A Short History
A Short History of Packing
Have you ever tried to fit every suitcase into the trunk of a car, or squeeze one more book onto a full shelf? That little puzzle — how do you fit things together without wasting space? — has a surprisingly grand history. People have been asking it for centuries, and some of the smartest mathematicians who ever lived spent years trying to answer it.
The Grocer's Question
Walk past a fruit stand and you will often see oranges stacked in a neat pyramid. Each new layer nestles into the dips of the layer below. It looks obvious, but here is a real question: is that the tightest way to stack round things, or could a clever arrangement squeeze in even more?
Back in 1611, the astronomer Johannes Kepler — the same man who figured out how planets orbit the Sun — guessed that the grocer's pyramid is the best you can do. It seemed easy to believe and impossibly hard to prove.
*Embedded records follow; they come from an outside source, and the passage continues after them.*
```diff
-  float* out = a.slabs + (int64_t)split * a.N * ktot;
-  const int kcol = tap * a.C + c0 + wk * WTK;
-#pragma unroll
-  for (int i = 0; i < NI; ++i)
-#pragma unroll
-    for (int j = 0; j < NJ; ++j) {
-      const int k = kcol + j * 16 + l15;
-      const int n = n0 + wn * WTN + i * 16 + q * 4;
-#pragma unroll
-      for (int r = 0; r < 4; ++r)
-        if (n + r < a.N && (!(PF_W2_ABLATE & 4) || acc[i][j][r] == 12345.678f)) out[(int64_t)(n + r) * ktot + k] = acc[i][j][r];
-    }
+  constexpr int PITCH = WTK + 4;
+  constexpr int WBYTES = ((NSTG * STAGE + 1024) / NWAVE) & ~15;
+  constexpr int NPASS = (WTN * PITCH * 4 <= WBYTES) ? 1 : 2;
+  constexpr int IPP = NI / NPASS;
+  constexpr int LPR = WTK / 4, RPI = 64 / LPR;
+  static_assert(NI % NPASS == 0 && IPP * 16 * PITCH * 4 <= WBYTES, "a pass of the slab epilogue must fit the wavefront's LDS");
+  static_assert((IPP * 16) % RPI == 0, "whole row groups per pass");
+  constexpr int NG = IPP * 16 / RPI;
+  const int rrow = lane / LPR, rcol = (lane % LPR) * 4;
+  const uint32_t wbase = lds_addr(smem + wave * WBYTES);
+  const uint32_t pw = wbase + ((q * 4) * PITCH + l15) * 4, pr = wbase + (rrow * PITCH + rcol) * 4;
+  float* out = a.slabs + (int64_t)split * a.N * ktot + (int64_t)(n0 + wn * WTN + rrow) * ktot + (tap * a.C + c0 + wk * WTK + rcol);
+  const int nrow = n0 + wn * WTN + rrow;
+#pragma unroll
+  for (int ps = 0; ps < NPASS; ++ps) {
+    wrw_static_for<0, IPP * NJ * 4>([&](auto ic) {
+      constexpr int e = decltype(ic)::value, ii = e / (NJ * 4), j = (e / 4) % NJ, r = e % 4;
+      lds_write_b32_at<((ii * 16 + r) * PITCH + j * 16) * 4>(pw, acc[ps * IPP + ii][j][r]);
+    });
+    asm volatile("s_waitcnt lgkmcnt(0)" ::: "memory");
+    f32x4v_t rv[NG];
+    wrw_static_for<0, NG>([&](auto ic) {
+      constexpr int g = decltype(ic)::value;
+      lds_read_b128_at<g * RPI * PITCH * 4>(pr, rv[g]);
+    });
+    asm volatile("s_waitcnt lgkmcnt(0)" ::: "memory");
+#pragma unroll
+    for (int g = 0; g < NG; ++g) asm volatile("" : "+v"(rv[g]));
+#pragma unroll
+    for (int g = 0; g < NG; ++g) {
+      const int row = ps * IPP * 16 + g * RPI;
+      if (nrow + row < a.N && (!(PF_W2_ABLATE & 4) || rv[g][0] == 12345.678f))
+        *reinterpret_cast<float4*>(out + (int64_t)row * ktot) = make_float4(rv[g][0], rv[g][1], rv[g][2], rv[g][3]);
+    }
+  }
 }
 
 struct Wrw2Cfg { int tn, tk; };
```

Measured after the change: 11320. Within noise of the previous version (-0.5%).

The guess became known as the Kepler conjecture, and it stayed unsolved for almost four hundred years. It was not until 1998 that the mathematician Thomas Hales finally proved Kepler was right, using a mountain of computer calculations.
Circles, Bubbles, and Busy Bees
Long before Kepler, the ancient Greek mathematician Apollonius studied how circles can be nestled snugly inside one another. If you keep filling every gap with the biggest circle that fits, you get a beautiful, lacy pattern called an Apollonian gasket — a packing that goes on forever, getting tinier and tinier.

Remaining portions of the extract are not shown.